BEGIN Material provided

struct rtw_ctx {
    int device = 0;
    int n_cu = 0;
    hipStream_t own_stream = nullptr, stream = nullptr;
    hipEvent_t ev0 = nullptr, ev1 = nullptr;
    hipEvent_t ev_mark = nullptr;
    bool has_scene = false;
    bool has_textures = false;
    bool bvh_ok = true;
    double scene_span = 0.0;
    float t_begin = 0.0f, t_end = 0.0f;
    DevScene sc{};
    float bg[3] = { 0, 0, 0 };
    DevGeom geom{};
    DevBvh bvh{};
    const uint32_t *nodes32 = nullptr;
    SceneMem scene_mem;
    uint32_t n_textures = 0;
    std::vector<uint8_t> tex_used;
    bool noise_active = false;
    DevNoise noise{};
    NoiseMem noise_mem;
    FilterScratch *filter = nullptr;
    DevTris tris{};
    bool tri_tree = false;
    TriNode tri_root{};
    TriMem tri_mem;
    bool tri_root_stale = false;
    std::vector<uint32_t> refit_first;
// ... 10 lines not shown
    uint32_t n_mesh_top = 0;
    bool mesh_top_ok = false;
    uint32_t n_top_nodes = 0;
    std::vector<uint32_t> move_first;
    bool tri_textured = false;
    MeshMem mesh_mem;
    bool has_mixed = false, mixed_bad = false;
    ScratchMem scr;
    TileOrderKey order_key{};
    SceneCull cull{};
    uint32_t scene_serial = 0;
    uint32_t opt_chunk_len = 0;
    uint64_t opt_bank_bytes = 48ull << 30;
    int opt_lds_geom = -1;
    uint32_t opt_blocks_per_cu = 0;
    uint32_t opt_list_walk_max = RTW_LIST_WALK_MAX_DEFAULT;
    uint32_t opt_mesh_list_max = RTW_MESH_LIST_MAX_DEFAULT;
    uint32_t opt_mesh_climb = 0;
    uint32_t opt_tile_order = 0;
    uint32_t opt_sub_queues = 0;
    double opt_tail_units = 0.0;
    uint32_t opt_guided_layout = 0;
    uint32_t opt_node_format = 0;
    uint32_t opt_grab_blocks = 2;

    RenderBuild last_build{};
    bool has_last_build = false;
    uint32_t last_node_format = 0;
    std::map<const void *, uint32_t> lds_allowed;
    std::map<std::pair<const void *, uint32_t>, uint32_t> occupancy;
    bool attr_on_device = false; int attr_device = -1;
    struct Pending {
        bool active = false;
        bool marked = false;
        uint32_t n_rows = 0;
        std::chrono::steady_clock::time_point t0;
        float enqueue_ms = 0.0f;
        float *dst = nullptr; bool scatter = false, direct = false, staged = false;
        uint32_t width = 0, height = 0, row_block = 1, part_index = 0, part_count = 1;
        size_t out_bytes = 0;
    } pend;
};

struct OutSpec {
    float *base;
    bool scatter;
// ... 82 lines not shown
    case RTW_E_INTERNAL: return "a render kernel gave up (internal error): the image is incomplete";
    case RTW_E_RUNTIME_CONFLICT: return "two copies of the HIP runtime (libamdhip64) are loaded in this process -- typically PyTorch imported AFTER the first rtw_* call: "
                                        "import torch before using this library (the runtimes then share one copy), or link both against the same runtime";
    default: return "unknown status";
    }
}

int rtw_ctx_create(int device, rtw_ctx **out) {
    if (!out) return RTW_E_INVALID;
    *out = nullptr;
    if (rtw_hip_runtime_count() > 1) return RTW_E_RUNTIME_CONFLICT;
    int n = rtw_device_count();
    if (n <= 0 || device < 0 || device >= n) return RTW_E_NO_DEVICE;
    rtw_ctx *c = new (std::nothrow) rtw_ctx();
    if (!c) return RTW_E_NOMEM;
    c->device = device;
    hipError_t e = hipSetDevice(device);
    hipDeviceProp_t prop;
    if (e == hipSuccess) e = hipGetDeviceProperties(&prop, device);
    if (e == hipSuccess) { c->n_cu = prop.multiProcessorCount; e = hipStreamCreateWithFlags(&c->own_stream, hipStreamNonBlocking); }
    if (e == hipSuccess) e = hipEventCreate(&c->ev0);
    if (e == hipSuccess) e = hipEventCreate(&c->ev1);
    if (e == hipSuccess) e = hipEventCreate(&c->ev_mark);
    if (e == hipSuccess) e = c->scr.queue.reserve(RTW_QUEUE_BYTES);
    if (e == hipSuccess) e = c->scr.stats.reserve(RTW_N_STATS * sizeof(unsigned long long));
    if (e == hipSuccess) e = c->scr.h_stats.reserve(RTW_N_STATS * sizeof(unsigned long long));
    if (e == hipSuccess) e = c->scr.qstats.reserve(RTW_QUERY_SLOTS * RTW_QUERY_STRIDE * sizeof(unsigned long long));
    if (e == hipSuccess) e = c->scr.h_qstats.reserve(RTW_QUERY_SLOTS * RTW_QUERY_STRIDE * sizeof(unsigned long long));
    if (e != hipSuccess) { g_last_hip = (int)e; rtw_ctx_destroy(c); return RTW_E_HIP; }
    c->stream = c->own_stream;
    *out = c;
    return RTW_OK;
}

static void free_noise(rtw_ctx *c) {
    c->noise_mem = NoiseMem{};
    c->noise = DevNoise{};
    c->noise_active = false;
}

static void free_mesh(rtw_ctx *c) {
    c->mesh_mem = MeshMem{};
    c->mesh_rows = nullptr;
    c->n_mesh = 0;
    c->mesh_top = nullptr;
    c->n_mesh_top = 0;
    c->mesh_top_ok = false;
// ... 19 lines not shown
static void free_scene(rtw_ctx *c) {
    c->scene_mem = SceneMem{};
    free_noise(c);
    free_tris(c);
    free_quats(c);
    c->h_instances.clear();
    c->lights = DevLights{};
    c->h_spheres.clear(); c->h_quads.clear(); c->has_medium = false;
    c->has_mixed = c->mixed_bad = false;
    c->n_textures = 0;
    c->tex_used.clear();
    c->has_scene = false;
}

void rtw_ctx_destroy(rtw_ctx *c) {
    if (!c) return;
    (void)hipSetDevice(c->device);
    free_scene(c);
    c->scr = ScratchMem{};
    filter_scratch_free(c->filter);
    if (c->ev_mark) (void)hipEventDestroy(c->ev_mark);
    if (c->ev0) (void)hipEventDestroy(c->ev0);
    if (c->ev1) (void)hipEventDestroy(c->ev1);
    if (c->own_stream) (void)hipStreamDestroy(c->own_stream);
    delete c;
}

int rtw_ctx_set_stream(rtw_ctx *c, void *hip_stream) {
    if (!c) return RTW_E_INVALID;
    c->stream = hip_stream ? (hipStream_t)hip_stream : c->own_stream;
    return RTW_OK;
}

static void scene_mixed(const RtwScene *s, bool &has_mixed, bool &mixed_bad) {
    has_mixed = mixed_bad = false;
    auto see = [&](float opacity, float ir) {
        if (!(opacity < 0.0f)) return;
        has_mixed = true;
        if (!(ir >= 0.0f && ir <= 3.402823466e38f)) mixed_bad = true;
    };
    for (uint32_t i = 0; i < s->n_spheres; i++) see(s->spheres[i].opacity, s->spheres[i].ir);
    for (uint32_t i = 0; i < s->n_quads; i++) see(s->quads[i].opacity, s->quads[i].ir);
    for (uint32_t i = 0; i < s->n_inst_spheres; i++) see(s->inst_spheres[i].opacity, s->inst_spheres[i].ir);
    for (uint32_t i = 0; i < s->n_inst_quads; i++) see(s->inst_quads[i].opacity, s->inst_quads[i].ir);
}
static int mixed_check(uint32_t flags, uint32_t integrator, bool has_mixed, bool mixed_bad, bool noise, bool tris, bool medium) {
// ... 1021 lines not shown
    }
    uint32_t per_cu = c->opt_blocks_per_cu;
    if (per_cu == 0) {
        const auto key = std::make_pair((const void *)fn, a.lds_bytes);
        auto it = c->occupancy.find(key);
        if (it == c->occupancy.end()) {
            int n = 0;
            if (hipOccupancyMaxActiveBlocksPerMultiprocessor(&n, (const void *)fn, (int)block, a.lds_bytes) != hipSuccess || n < 1) n = 1;
            it = c->occupancy.emplace(key, (uint32_t)(n > 8 ? 8 : n)).first;
        }
        per_cu = it->second;
    }

    if (!(phases & PH_LAUNCH)) return RTW_OK;

    if (!c->pend.marked) HIP_TRY(hipEventRecord(c->ev_mark, c->stream));
    HIP_TRY(hipMemsetAsync(a.stats, 0, RTW_N_STATS * sizeof(unsigned long long), c->stream));
#ifdef RTW_ENDTIMES
    HIP_TRY(hipMemsetAsync(a.stats + 24, 0xFF, sizeof(unsigned long long), c->stream));
    HIP_TRY(hipMemsetAsync(a.stats + 26, 0xFF, sizeof(unsigned long long), c->stream));
    HIP_TRY(hipMemsetAsync(a.stats + 28, 0xFF, sizeof(unsigned long long), c->stream));
#endif
    HIP_TRY(hipEventRecord(c->ev0, c->stream));
    for (uint32_t tr0 = 0; tr0 < tile_rows || tr0 == 0; tr0 += (uint32_t)band_tile_rows) {
        const uint32_t tr1 = tr0 + (uint32_t)band_tile_rows < tile_rows ? tr0 + (uint32_t)band_tile_rows : tile_rows;
        a.k_base = tr0 * 8; a.k_end = tr1 * 8 < n_rows ? tr1 * 8 : n_rows;
        a.n_tiles = a.tiles_x * (tr1 - tr0);
        a.total_work = a.n_tiles * a.n_chunks * 64u;
        a.reg_q1 = a.reg_q2 = a.n_tiles;
        for (int r = 0; r < 3; r++) { a.reg_len[r] = a.chunk_len; a.reg_nc[r] = a.n_chunks; }
        a.tile_order = nullptr;
        if (c->opt_tile_order && a.n_tiles > 2u && !((c->opt_tile_order == 2u || c->opt_tile_order == 5u) && c->cull.n_other)) {
            const uint32_t tiles_y = a.n_tiles / a.tiles_x;
            TileOrderKey key;
            std::memset(&key, 0, sizeof key);
            key.mode = c->opt_tile_order; key.tiles_x = a.tiles_x; key.tiles_y = tiles_y; key.k_base = a.k_base;
            key.row_block = a.row_block; key.part_index = a.part_index; key.part_count = a.part_count; key.cam = *cam; key.scene_serial = c->scene_serial;
            key.cam.time0 = key.cam.shutter = key.cam.lens_radius = 0.0f;
            const uint64_t per_tile = 64ull * a.n_chunks;
            key.tail_tiles = (uint32_t)std::min<uint64_t>(a.n_tiles, ((uint64_t)c->n_cu * per_cu * block * 4ull + per_tile - 1) / per_tile);
            if (!c->scr.order.ptr || std::memcmp(&key, &c->order_key, sizeof key) != 0) {
                std::vector<uint32_t> order;
                build_tile_order(c->opt_tile_order, a.tiles_x, tiles_y, a.k_base, a.row_block, a.part_index, a.part_count, *cam, c->cull, key.tail_tiles, order);
                HIP_TRY(c->scr.order.reserve(order.size() * sizeof(uint32_t)));
                HIP_TRY(hipMemcpyAsync(c->scr.order.ptr, order.data(), order.size() * sizeof(uint32_t), hipMemcpyHostToDevice, c->stream));
                HIP_TRY(hipStreamSynchronize(c->stream));
                c->order_key = key;
            }
// ... 11 lines not shown
            const uint32_t need = (a.total_work + block - 1) / block;
            if (grid > need) grid = need ? need : 1;
        }
        if (!sums && c->opt_tail_units > 0.0 && a.chunk_len > 1u && a.n_tiles > 1u) {
            const double waves = (double)grid * (block / 64u);
            const uint32_t L1 = a.chunk_len, L2 = L1 >= 12u ? 4u : (L1 >= 6u ? 2u : 1u), L3 = 1u;
            uint64_t t3 = (uint64_t)std::ceil(c->opt_tail_units * waves * L3 / (double)a.n_samples);
            uint64_t t2 = L2 > L3 ? (uint64_t)std::ceil(c->opt_tail_units * waves * L2 / (double)a.n_samples) : 0;
            if (t3 > a.n_tiles / 4u) t3 = a.n_tiles / 4u;
            if (t2 > a.n_tiles / 4u) t2 = a.n_tiles / 4u;
            a.reg_q2 = a.n_tiles - (uint32_t)t3; a.reg_q1 = a.reg_q2 - (uint32_t)t2;
            a.reg_len[1] = L2; a.reg_len[2] = L3;
            for (int r = 1; r < 3; r++) a.reg_nc[r] = (a.n_samples + a.reg_len[r] - 1u) / a.reg_len[r];
            a.total_work = (a.reg_q1 * a.reg_nc[0] + (a.reg_q2 - a.reg_q1) * a.reg_nc[1] + (a.n_tiles - a.reg_q2) * a.reg_nc[2]) * 64u;
        }
        {
            a.sub_shift = (c->opt_sub_queues != 1u && a.n_tiles >= 64u && grid >= 64u) ? RTW_SUB_SHIFT : 0u;
            const uint32_t waves4 = (grid * (block / 64u) * 4u) >> a.sub_shift;
            a.grab_shift = 0; while (a.grab_shift < 31u && (1u << a.grab_shift) < waves4) a.grab_shift++;
            uint32_t blocks = c->opt_grab_blocks ? c->opt_grab_blocks : a.n_chunks;
            if (blocks > a.n_chunks) blocks = a.n_chunks;
            a.grab_max = (blocks ? blocks : 1u) * 64u;
        }
        HIP_TRY(hipMemsetAsync(a.queue, 0, RTW_QUEUE_BYTES, c->stream));
        if (a.n_tiles) { launch_render(fn, block, a, grid, c->stream); c->last_build = build; c->has_last_build = true; c->last_node_format = lds.node_format; }
        HIP_TRY(hipGetLastError());
        if (tile_rows == 0) break;
    }
    HIP_TRY(hipEventRecord(c->ev1, c->stream));
    HIP_TRY(hipMemcpyAsync(c->scr.h_stats.ptr, a.stats, RTW_N_STATS * sizeof(unsigned long long), hipMemcpyDeviceToHost, c->stream));
    c->pend.active = true; c->pend.n_rows = n_rows;
    c->pend.dst = out.base; c->pend.scatter = out.scatter; c->pend.direct = direct; c->pend.staged = staged;
    c->pend.width = p->width; c->pend.height = p->height; c->pend.row_block = a.row_block; c->pend.part_index = p->part_index; c->pend.part_count = p->part_count;
    c->pend.out_bytes = out_bytes;
    c->pend.enqueue_ms = std::chrono::duration<float, std::milli>(std::chrono::steady_clock::now() - c->pend.t0).count();
    if (phases & PH_COPY) return render_copy(c);
    return RTW_OK;
}

static int render_copy(rtw_ctx *c) {
    if (!c || !c->pend.active) return RTW_E_INVALID;
    const rtw_ctx::Pending &q = c->pend;
    if (q.direct) return RTW_OK;
    HIP_TRY(hipSetDevice(c->device));
    if (q.staged) {
        HIP_TRY(hipMemcpyAsync(c->scr.h_out.ptr, c->scr.out.ptr, q.out_bytes, hipMemcpyDeviceToHost, c->stream));
    } else if (q.scatter) {
        const int rc = scatter_rows(c, c->scr.out.as<float>(), q.dst, q.width, q.height, q.row_block, q.part_index, q.part_count);
        if (rc != RTW_OK) return rc;
    } else HIP_TRY(hipMemcpyAsync(q.dst, c->scr.out.ptr, q.out_bytes, hipMemcpyDefault, c->stream));
// ... 78 lines not shown
    return len > 0 && (size_t)len < n ? RTW_OK : RTW_E_INVALID;
}

int rtw_ctx_last_render_build(rtw_ctx *c, char *buf, size_t n) {
    if (!c || !buf || n == 0 || !c->has_last_build) return RTW_E_INVALID;
    return print_build(c->last_build, buf, n);
}

int rtw_render_choice(const RtwRenderFacts *f, const RtwTreeFacts *t, int32_t opt_lds_geom, uint32_t opt_node_format, uint32_t moving, uint32_t accel,
                      RtwRenderChoice *out) {
    if (!f || !t || !out || accel > RTW_ACCEL_BVH || opt_lds_geom < -1 || opt_lds_geom > 1 || opt_node_format > 2u) return RTW_E_INVALID;
    const RenderChoice choice = render_choice(*f, *t, opt_lds_geom, opt_node_format, moving != 0u, accel == RTW_ACCEL_BVH);
    if (!choice.fn) return RTW_E_UNSUPPORTED;
    const LdsLayout &lds = choice.lds;
    *out = RtwRenderChoice{ {}, lds.node_format, lds.block, lds.stack_off, lds.geom_off, lds.tri_off, lds.bytes };
    return print_build(choice.build, out->build, sizeof out->build);
}

int rtw_ctx_last_node_format(rtw_ctx *c) {
    if (!c || !c->has_last_build) return RTW_E_INVALID;
    return (int)c->last_node_format;
}

uint32_t rtw_mesh_list_max_default(void) { return RTW_MESH_LIST_MAX_DEFAULT; }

END Material provided

> **What this task involves**
Every line from the one that holds "return (int)c->last_node_format;" to the end of the data above should be given again exactly, with that line and the last one both kept.

> **Answer below**
    return (int)c->last_node_format;
}

uint32_t rtw_mesh_list_max_default(void) { return RTW_MESH_LIST_MAX_DEFAULT; }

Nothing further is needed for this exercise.